● **Work request**:
Copy out each line of the data below in which the string "after" appears.

● **Recorded data**:
# IntelLabs/GKL

Hardware: AMD Instinct MI355X
Metric: pairhmm_gcups (higher is better)
Workload: dtype f32

## Files before the change

### gkl_amd/csrc/pairhmm_aux_kernels.h

```cpp
#pragma once
#include <hip/hip_runtime.h>
#include <stdint.h>

#include "../../include/gkl_hip_pairhmm.h"
#include "pairhmm_fwd_kernel.h"
#include "pairhmm_multi_sets.h"

namespace gklhip {

struct PrepArgs {
  const uint8_t* hap_bases;
  const int32_t* hap_src;
  const int32_t* hap_len;
  const int32_t* hap_pos;
  const int32_t* hap_group;
  const int32_t* hap_pos_flat;
  uint32_t* stream_flat;
  uint32_t* stream;
  uint8_t* hap_has_n;
  int32_t n_haps;
  int32_t* clear_a; int32_t n_a;
  int32_t* clear_b; int32_t n_b;
  int32_t* clear_c; int32_t n_c;
  const uint4* pull_src; uint4* pull_dst; int32_t pull_n16;
// ... 219 lines not shown
struct FinalizeArgs {
  const float* raw32;
  const double* raw64;
  double* out;
  uint8_t* used64;
  int32_t* count;
  int32_t* read_fail;
  int32_t n_haps;
  int64_t n;
  int mode;
  float log10_init_f;
  double log10_init32_as_f64;
  double log10_init_d;
};

__global__ void finalize32_kernel(FinalizeArgs a) {
  const int64_t i = (int64_t)blockIdx.x * blockDim.x + threadIdx.x;
  if (i >= a.n || a.used64[i]) return;
  const float v = a.raw32[i];
  if (a.mode == GKLHIP_FINALIZE_DEVICE_F64) a.out[i] = log10((double)v) - a.log10_init32_as_f64;
  else if (a.mode == GKLHIP_FINALIZE_DEVICE_REF32) a.out[i] = (double)((float)log10((double)v) - a.log10_init_f);
}

__global__ void finalize64_kernel(FinalizeArgs a, int all_pairs) {
  const int64_t p = (int64_t)blockIdx.x * blockDim.x + threadIdx.x;
  if (p >= a.n) return;
  if (all_pairs) a.used64[p] = 1;
  else if (!a.used64[p]) return;
  if (a.mode >= 0) a.out[p] = log10(a.raw64[p]) - a.log10_init_d;
  if (a.mode == kModePacked) reinterpret_cast<uint64_t*>(a.out)[p] = packed_word(a.raw64[p]);
}

#ifndef GKL_PACK_WINDOW
#define GKL_PACK_WINDOW 96
#endif
constexpr int kPackWindow = GKL_PACK_WINDOW;
// ... 13 lines not shown
  LaneSlot* lanes2;
  const int32_t* hap_orig;
  const int32_t* hap_group;
  const int32_t* hap_pos;
  const int32_t* hap_len;
  FwdJob* jobs;
  FwdJob* sorted;
  const LaneSlot* long_lanes;
  int32_t n_long;
  FwdJob* jobs_long;
  int32_t* long_chunk_jobs;
  int32_t total_cols;
  int32_t wanted_jobs;
  int32_t min_job_cols;
  int32_t packed_by_kernels;
};

__device__ __forceinline__ bool last_block_done(int32_t* arrivals) {
  __shared__ int32_t s_is_last;
  __syncthreads();
  if (threadIdx.x == 0) {
    __threadfence();
    const int32_t before = atomicAdd(arrivals, 1);
    s_is_last = before == (int32_t)gridDim.x - 1 ? 1 : 0;
    __threadfence();
  }
  __syncthreads();
  return s_is_last != 0;
}

__device__ __forceinline__ int32_t ld_cnt(int32_t* p) { return __hip_atomic_load(p, __ATOMIC_RELAXED, __HIP_MEMORY_SCOPE_AGENT); }

__device__ __forceinline__ int job_class(const FwdJob& j, const int32_t* hap_pos, const int32_t* hap_len) {
  const int cols = hap_pos[j.hap_end - 1] + hap_len[j.hap_end - 1] - hap_pos[j.hap_begin];
  const int c = cols >> 7;
  return kJobClasses - 1 - (c < kJobClasses - 1 ? c : kJobClasses - 1);
}

__device__ __forceinline__ void build_jobs_for_chunk(const PlanArgs& a, const LaneSlot* lanes, int c, FwdJob* jobs,
                                                     int32_t* chunk_jobs, int cut_cols, bool by_group, int lane) {
  const LaneSlot sl = lanes[(int64_t)c * kLanes + lane];
  jobs += (int64_t)c * a.n_haps;
  int n_jobs = 0;
  bool prev_need = false;
  uint64_t reads = __ballot(sl.read >= 0 && sl.block == 0);
  for (int k0 = 0; k0 < a.n_haps; k0 += kLanes) {
    const int k = k0 + lane;
    const bool in = k < a.n_haps;
    const int h = in ? a.hap_orig[k] : 0;
    uint8_t nd = 0;
    for (uint64_t m = reads; m; m &= m - 1) {
      const int r = __builtin_amdgcn_readlane(sl.read, __builtin_ctzll(m));
      if (in) nd |= a.fa.used64[(int64_t)r * a.n_haps + h];
    }
    const uint64_t need = __ballot(in && nd != 0);
    if (!need) { prev_need = false; continue; }
    bool start = false;
    if (in && nd) {
      const bool pred_needed = lane == 0 ? prev_need : ((need >> (lane - 1)) & 1ull) != 0;
      start = !pred_needed || a.hap_pos[k - 1] / cut_cols != a.hap_pos[k] / cut_cols ||
              (by_group && a.hap_group[k - 1] != a.hap_group[k]);
    }
    const uint64_t starts = __ballot(start);
    if ((need & 1ull) && !(starts & 1ull)) {
      const uint64_t stop = starts | ~need;
      const int e = stop ? __builtin_ctzll(stop) : kLanes;
      if (lane == 0) jobs[n_jobs - 1].hap_end = min(k0 + e, a.n_haps);
    }
    const int base = n_jobs;
    n_jobs += __builtin_popcountll(starts);
    if (start) {
      const uint64_t after = lane == kLanes - 1 ? 0ull : (~0ull << (lane + 1));
      const uint64_t stop = (starts | ~need) & after;
      const int e = stop ? __builtin_ctzll(stop) : kLanes;
      FwdJob j;
      j.chunk = c; j.hap_begin = k; j.hap_end = min(k0 + e, a.n_haps);
      j.klass = 0;
      jobs[base + __builtin_popcountll(starts & ((1ull << lane) - 1ull))] = j;
    }
    prev_need = ((need >> (kLanes - 1)) & 1ull) != 0;
  }
  __threadfence_block();
  for (int i = lane; i < n_jobs; i += kLanes) {
    FwdJob j = jobs[i];
    jobs[i].klass = job_class(j, a.hap_pos, a.hap_len);
  }
  if (lane == 0) chunk_jobs[c] = n_jobs;
}

#define GKLHIP_PLAN_STAMP(k) do { if (tid == 0) a.cnts[16 + (k)] = (int32_t)(wall_clock64() - clk0); } while (0)

constexpr int kPlanLdsBins = 4096;
template <bool kInLds>
__device__ __forceinline__ void order_affected_reads(const PlanArgs& a, int32_t* hist, int32_t* pos, int32_t* s_wave_tot,
                                                     int tid, uint64_t clk0) {
  constexpr int kBatch = 4;
  const int n = a.n_haps, lane = tid & 63, wave = tid >> 6;
  if (kInLds) {
    for (int c = tid; c < n + 2; c += kPlanBlock) hist[c] = 0;
    __syncthreads();
  }
// ... 73 lines not shown
      const bool fails = in_range && v < 1e-28f;
      const uint64_t mask = __ballot(fails);
      if (mask) {
        const int leader = __builtin_ctzll(mask);
        const int32_t read = fails ? (int32_t)((uint32_t)i / (uint32_t)a.n_haps) : -1;
        const int32_t lead_read = __shfl(read, leader, 64);
        const uint64_t same = __ballot(fails && read == lead_read);
        if (lane == leader) atomicAdd(a.fa.read_fail + lead_read, __builtin_popcountll(same));
        if (fails && read != lead_read) atomicAdd(a.fa.read_fail + read, 1);
        if (lane == 0) my_fails += __builtin_popcountll(mask);
      }
      if (in_range) {
        a.fa.used64[i] = fails ? 1 : 0;
        if (a.fa.mode == kModePacked && !a.packed_by_kernels)
          reinterpret_cast<uint64_t*>(a.fa.out)[i] = fails ? 0ull : (kPackedF32Tag | (uint64_t)__float_as_uint(v));
      }
    }
    if (lane == 0) s_wave[wave] = my_fails;
    __syncthreads();
    if (tid == 0) {
      int total = 0;
      for (int w = 0; w < kPlanBlock / 64; w++) total += s_wave[w];
      if (total) atomicAdd(a.cnts + 0, total);
    }
  }
  if (!last_block_done(a.cnts + 10)) return;
  const int n_fail = ld_cnt(a.cnts + 0);
  if (n_fail == 0) return;
  const uint64_t clk0 = wall_clock64();

  if (a.n_haps + 2 <= kPlanLdsBins) order_affected_reads<true>(a, s_hist, s_hist + kPlanLdsBins, s_i32, tid, clk0);
  else                             order_affected_reads<false>(a, a.hist, a.pos, s_i32, tid, clk0);
  GKLHIP_PLAN_STAMP(2);
}
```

● **Result of this exercise**:
      const uint64_t after = lane == kLanes - 1 ? 0ull : (~0ull << (lane + 1));
      const uint64_t stop = (starts | ~need) & after;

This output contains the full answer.